# Question: Athearn HO RTR Husky Stack Well Car



## igmuska (Nov 21, 2009)

Recently I bought one of these well cars along with some separately purchased containers. My question is if anyone else has considered adding more weight to their lower level container, lowering the center of gravity to increase stability.
My layout uses 18" radius curves and noticed that the double stacked well car will exhibit an odd wobble through the curves. If I roll the well car slow enough through the curves, the well car will tip over.
I tightened the trucks as well as tested the curves with a bubble level to see if one rail is higher than the other. Both are OK.
Has anyone else encountered this issue? I was thinking that buying and installing 4oz weight will help? I will also probably get some Kadee metal trucks with wheelsets to add additional weight to lower the center of gravity further.


----------



## shaygetz (Sep 23, 2007)

Adding weight to the bottom container is a very good idea, just keep it as low as possible. The NMRA standard is 1 ounce plus a 1/2 oz. per inch of car length for best performance.


----------



## tkruger (Jan 18, 2009)

I had the same issue with Athern 56" grain cars. They were to light with only the stock weight. Adding weight fixed the issue.


----------



## tjcruiser (Jan 10, 2010)

igmuska said:


> ... lowering the center of gravity to increase stability.


Entirely appropriate, with physics on your side.

Without getting too geekie, when a car goes around a turn, a centrifugal force is created, with the "force vector" passing through the car's center of gravity (CG). If the CG is high, then that force creates a strong tipping moment. As the CG is lowered, the force stays the same, but the tipping moment is reduced. More stability.

Cheers,

TJ


----------



## sstlaure (Oct 12, 2010)

Are they tipping towards the outside of the corner or the inside? If to the outside - I'd say the weight would help....although my opinion is that heavier cars always run better. I've run some of the older (70's-80's) cars that are my son's (so he can break them without me freaking out.) and they derail very often compared to my newer/nicer/heavier cars (Athearn RTR, Walthers Gold, etc)

If it tips to the inside - I think it could be a turn radius issue.

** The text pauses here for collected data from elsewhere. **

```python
_PROTOTYPES = {
    "same_abi_version": [],
    "same_device_count": [ctypes.POINTER(c_int)],
    "same_ctx_create": [c_int, ctypes.POINTER(c_vp)],
    "same_ctx_destroy": [c_vp],
    "same_ctx_sync": [c_vp],
    "same_strerror": [c_int],
    "same_last_error": [c_vp],
    "same_ctx_info": [c_vp, ctypes.c_char_p, c_sz, ctypes.POINTER(c_int), ctypes.POINTER(c_i64)],
    "same_ctx_pci_bus_id": [c_vp, ctypes.c_char_p, c_sz],
    "same_ctx_stat": [c_vp, c_int, ctypes.POINTER(c_i64)],
    "same_dev_alloc": [c_vp, c_sz, ctypes.POINTER(c_vp)],
    "same_dev_free": [c_vp, c_vp],
    "same_dev_alloc_spread": [c_vp, c_sz, ctypes.POINTER(c_vp), ctypes.POINTER(c_i64)],
    "same_h2d": [c_vp, c_vp, c_vp, c_sz],
    "same_d2h": [c_vp, c_vp, c_vp, c_sz],
    "same_dev_memset": [c_vp, c_vp, c_int, c_sz],
    "same_d2d": [c_vp, c_vp, c_vp, c_sz],
    "same_dev_mem_info": [c_vp, ctypes.POINTER(c_i64), ctypes.POINTER(c_i64)],
    "same_ctx_release_scratch": [c_vp],
    "same_timer_start": [c_vp],
    "same_timer_stop": [c_vp, ctypes.POINTER(c_flt)],
    "same_timer_mark": [c_vp],
    "same_timer_read": [c_vp, ctypes.POINTER(c_flt)],
    "same_pair_cost_f64": [c_vp, c_vp, c_vp, c_i64, c_i64, c_int, c_vp, c_vp, c_vp, c_i64, c_dbl, c_vp],
    "same_pair_cost_f32": [c_vp, c_vp, c_vp, c_i64, c_i64, c_int, c_vp, c_vp, c_vp, c_i64, c_flt, c_vp],
    "same_dense_cost_f64_dev": [c_vp, c_vp, c_vp, c_int, c_vp, c_vp, c_i64, c_i64, c_i64, c_dbl, c_vp, c_i64],
    "same_dense_cost_f32_dev": [c_vp, c_vp, c_vp, c_int, c_vp, c_vp, c_i64, c_i64, c_i64, c_flt, c_vp, c_i64],
    "same_dense_cost_f64": [c_vp, c_vp, c_vp, c_i64, c_i64, c_int, c_vp, c_vp, c_i64, c_i64, c_dbl, c_vp, c_i64],
    "same_dense_cost_f32": [c_vp, c_vp, c_vp, c_i64, c_i64, c_int, c_vp, c_vp, c_i64, c_i64, c_flt, c_vp, c_i64],
    "same_quantize_u32_dev": [c_vp, c_vp, c_i64, c_dbl, c_dbl, c_vp],
    "same_dense_cost_q32_dev": [c_vp, c_vp, c_vp, c_vp, c_vp, c_int, c_vp, c_vp, c_i64, c_i64, c_i64, c_dbl, c_dbl, c_dbl, c_vp, c_i64],
    "same_knn_prune": [c_vp, c_vp, c_i64, c_vp, c_i64, c_i64, c_i64, c_dbl, c_int, c_vp, c_vp, c_vp],
    "same_knn_prune_dev": [c_vp, c_vp, c_vp, c_i64, c_i64, c_i64, c_dbl, c_int, c_vp, c_vp, c_vp],
    "same_knn_index_build": [c_vp, c_vp, c_i64, c_dbl, ctypes.POINTER(c_vp)],
    "same_knn_index_destroy": [c_vp],
    "same_knn_prune_indexed_dev": [c_vp, c_vp, c_vp, c_i64, c_i64, c_int, c_vp, c_vp, c_vp],
    "same_padded_cost_f64_dev": [c_vp, c_vp, c_vp, c_int, c_vp, c_vp, c_i64, c_i64, c_int, c_vp, c_dbl, c_vp],
    "same_padded_cost_f32_dev": [c_vp, c_vp, c_vp, c_int, c_vp, c_vp, c_i64, c_i64, c_int, c_vp, c_flt, c_vp],
    "same_tri_classify": [c_vp, c_vp, c_i64, c_vp, c_i64, c_dbl, c_int, c_dbl, c_vp, c_vp, c_vp, c_vp],
    "same_tri_sign_weight": [c_vp, c_vp, c_vp, c_i64, c_vp, c_i64, c_vp, c_vp],
    "same_sweep_bind": [c_vp, c_vp, c_i64, c_vp, c_vp, c_i64, c_i64, c_vp, c_i64, ctypes.POINTER(c_vp)],
    "same_sweep_unbind": [c_vp],
    "same_orient_sweep": [c_vp, c_vp, c_i64, ctypes.POINTER(c_i64), c_vp, ctypes.POINTER(c_i64), c_vp],
# ... 329 lines not shown
```

### same_amd/csrc/common.h

```cpp
#pragma once
#include <hip/hip_runtime.h>

#include <cstdint>
#include <cstdio>
#include <cstring>
#include <string>
#include <vector>

#include "same_hip_diag.h"

struct ncclComm;

enum Slot {
    SL_A = 0, SL_R, SL_AXY, SL_RXY, SL_PAIRS, SL_OUT0, SL_OUT1, SL_OUT2, SL_TRIS, SL_MATCH,
    SL_SIGN, SL_SIZE, SL_TYPE, SL_FLAG0, SL_FLAG1, SL_FLAG2, SL_COUNTS, SL_X, SL_MASK,
    SL_K_HIST, SL_K_RANK, SL_K_SXY, SL_K_SIDX, SL_K_BBOX, SL_K_START,
    SL_Q_START, SL_Q_RANK, SL_Q_SXY, SL_Q_SIDX,
    SL_COUNT
};

struct same_spread_alloc {
    char *va = nullptr;
    size_t bytes = 0;
    std::vector<void *> handles;
};
void same_spread_release(same_spread_alloc &a);

struct same_ctx {
    int device = -1;
    hipStream_t stream = nullptr;
    hipStream_t comm_stream = nullptr;
    hipEvent_t ev0 = nullptr, ev1 = nullptr;
    hipEvent_t ev_ready = nullptr, ev_gathered = nullptr;
    hipEvent_t ev_gather0 = nullptr;
    bool gather_open = false, gather_stamped = false, in_group = false;
    size_t gather_bytes = 0;
    void *slot[SL_COUNT] = {};
    size_t slot_bytes[SL_COUNT] = {};
    void *pinned = nullptr;
    size_t pinned_bytes = 0;
    std::string err;
    int cu_count = 0;
    ncclComm *comm = nullptr;
    int nranks = 1, rank = 0;
    std::vector<same_spread_alloc> spread;
    int64_t stats[SAME_STAT_COUNT] = {};
};

#define SAME_LAUNCH(ctx, kernel, grid, block, lds, ...)                                  \
    do {                                                                                 \
// ... 123 lines not shown
            csr[2 * (size_t)q] = (int32_t)i;
            csr[2 * (size_t)q + 1] = j;
            out->ccsr[(size_t)q] = costs[p];
        }
    return SAME_OK;
}

int same_pair_rowmin_core(same_ctx *ctx, const int32_t *dpairs, const double *dcosts, int64_t P, int64_t n_m, double *dout);
int same_greedy_core(same_ctx *ctx, const int32_t *dpairs, const double *dcosts, int64_t P, int64_t n_m, int64_t n_r,
                     const uint8_t *dprefer, int32_t *dmatch_pair, int *out_rounds);

constexpr int SAME_GREEDY_BATCH_MAX = 64;
struct same_greedy_state {
    uint8_t *alive = nullptr;
    uint8_t *used = nullptr;
    unsigned long long *key[2] = {nullptr, nullptr};
    unsigned *idx[2] = {nullptr, nullptr};
    unsigned long long *sel = nullptr;
    bool float_costs = false;
};
int same_greedy_rounds_core(same_ctx *ctx, const int32_t *dpairs, const double *dcosts, int64_t P, const unsigned long long *dP,
                            int64_t n_m, int64_t n_r, const same_greedy_state &st, int32_t *dmatch_pair, int first, int count);

constexpr int SAME_LAUNCH_WINDOWS = 8;
struct same_greedy_job {
    const int32_t *pairs = nullptr;
    const double *costs = nullptr;
    int64_t P = 0, n_m = 0, n_r = 0;
    same_greedy_state st;
    int32_t *match_pair = nullptr;
};
int same_greedy_rounds_batch_core(same_ctx *ctx, const same_greedy_job *jobs, int n_jobs, int first, int count);

int same_sort_u64_core(same_ctx *ctx, unsigned long long *dkey, int64_t n_pad);
int same_merge_dedup_core(same_ctx *ctx, const uint8_t *dviol, unsigned viol_mask, const int32_t *dwin, const int32_t *da, const int32_t *dr,
                          int64_t n, int32_t *dout, unsigned long long *dtotal);

struct same_knn_index;
struct same_knn_window_job {
    const int32_t *rows_m = nullptr;
    const unsigned long long *dn_m = nullptr;
    int64_t cap_m = 0;
    const int32_t *rows_r = nullptr;
    const unsigned long long *dn_r = nullptr;
    double box[4] = {0, 0, 0, 0};
    int32_t *idx = nullptr, *cnt = nullptr;
};
int same_knn_window_batch_core(same_ctx *ctx, const same_knn_index *ix, const double *dmov_xy, const same_knn_window_job *jobs, int n_jobs, int k);
struct same_cost_window_job {
    const int32_t *rows = nullptr;
    const unsigned long long *dn = nullptr;
    int64_t cap = 0;
    const int32_t *idx = nullptr;
    void *out = nullptr;
};
int same_padded_cost_window_batch_core(same_ctx *ctx, int cost_f32, const void *dA, const void *dR, int T, const void *daxy_c, const void *drxy_c,
                                       const same_cost_window_job *jobs, int n_jobs, int k, double w);
```

### same_amd/csrc/merge.hip

```cpp
#include <algorithm>

#include "common.h"
#include "scan.h"

namespace {

constexpr int SORT_BLOCK = 2048;

__global__ __launch_bounds__(256) void merge_key_kernel(const uint8_t *__restrict__ viol, unsigned viol_mask, const int32_t *__restrict__ window, int64_t n,
                                                          int64_t n_pad, unsigned long long *__restrict__ key) {
    const int64_t i = (int64_t)blockIdx.x * blockDim.x + threadIdx.x;
    if (i >= n_pad) return;
    key[i] = i < n ? ((unsigned long long)((viol[i] & viol_mask) ? 1 : 0) << 63) | ((unsigned long long)(uint32_t)window[i] << 32) | (unsigned long long)i
                   : ~0ull;
}

__global__ __launch_bounds__(256) void bitonic_global_kernel(unsigned long long *__restrict__ key, int64_t n_pad, int64_t j, int64_t k) {
    const int64_t t = (int64_t)blockIdx.x * blockDim.x + threadIdx.x;
    if (t >= n_pad / 2) return;
    const int64_t lo = ((t / j) * 2 * j) + (t % j), hi = lo + j;
    const bool up = (lo & k) == 0;
    const unsigned long long a = key[lo], b = key[hi];
    if ((a > b) == up) { key[lo] = b; key[hi] = a; }
}

__global__ __launch_bounds__(1024) void bitonic_lds_kernel(unsigned long long *__restrict__ key, int64_t k, int j_top) {
    __shared__ unsigned long long s[SORT_BLOCK];
    const int64_t base = (int64_t)blockIdx.x * SORT_BLOCK;
    s[threadIdx.x] = key[base + threadIdx.x];
    s[threadIdx.x + 1024] = key[base + threadIdx.x + 1024];
    __syncthreads();
    for (int j = j_top; j >= 1; j >>= 1) {
        const int t = threadIdx.x;
        const int lo = ((t / j) * 2 * j) + (t % j), hi = lo + j;
        const bool up = ((base + lo) & k) == 0;
        const unsigned long long a = s[lo], b = s[hi];
        if ((a > b) == up) { s[lo] = b; s[hi] = a; }
        __syncthreads();
    }
    key[base + threadIdx.x] = s[threadIdx.x];
    key[base + threadIdx.x + 1024] = s[threadIdx.x + 1024];
}

__global__ __launch_bounds__(1024) void bitonic_lds_head_kernel(unsigned long long *__restrict__ key) {
    __shared__ unsigned long long s[SORT_BLOCK];
    const int64_t base = (int64_t)blockIdx.x * SORT_BLOCK;
    s[threadIdx.x] = key[base + threadIdx.x];
    s[threadIdx.x + 1024] = key[base + threadIdx.x + 1024];
    __syncthreads();
    for (int k = 2; k <= SORT_BLOCK; k <<= 1)
        for (int j = k >> 1; j >= 1; j >>= 1) {
            const int t = threadIdx.x;
            const int lo = ((t / j) * 2 * j) + (t % j), hi = lo + j;
            const bool up = ((base + lo) & k) == 0;
            const unsigned long long a = s[lo], b = s[hi];
            if ((a > b) == up) { s[lo] = b; s[hi] = a; }
            __syncthreads();
        }
    key[base + threadIdx.x] = s[threadIdx.x];
    key[base + threadIdx.x + 1024] = s[threadIdx.x + 1024];
}

__device__ __forceinline__ uint64_t mix64(uint64_t x) {
    x ^= x >> 30; x *= 0xbf58476d1ce4e5b9ull;
    x ^= x >> 27; x *= 0x94d049bb133111ebull;
    return x ^ (x >> 31);
}

constexpr unsigned long long EMPTY = ~0ull;

__device__ __forceinline__ int64_t pair_slot(unsigned long long *__restrict__ tkey, int64_t mask, unsigned long long pair) {
    int64_t h = (int64_t)(mix64(pair) & (uint64_t)mask);
    for (;;) {
        const unsigned long long seen = atomicCAS(&tkey[h], EMPTY, pair);
        if (seen == EMPTY || seen == pair) return h;
        h = (h + 1) & mask;
    }
}

__global__ __launch_bounds__(256) void merge_first_kernel(const unsigned long long *__restrict__ key, int64_t n, const int32_t *__restrict__ a_code,
                                                            const int32_t *__restrict__ r_code, unsigned long long *__restrict__ tkey,
                                                            unsigned int *__restrict__ tfirst, int64_t mask) {
    const int64_t s = (int64_t)blockIdx.x * blockDim.x + threadIdx.x;
    if (s >= n) return;
    const uint32_t row = (uint32_t)key[s];
    const unsigned long long pair = ((unsigned long long)(uint32_t)a_code[row] << 32) | (uint32_t)r_code[row];
    atomicMin(&tfirst[pair_slot(tkey, mask, pair)], (unsigned int)s);
}
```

I've got some well cars (holds up to 53' container) and they don't like anything less than 20" (tip to the inside.) The trucks start to bind up through the corner, then the wheels jump the inside rail) 

I just reworked the (2) tightest corners on my layout (wye) to get them around 22" so that those cars work reliably. (Those same corners also caused problems for my new SD60M)

I HATE derailments.


----------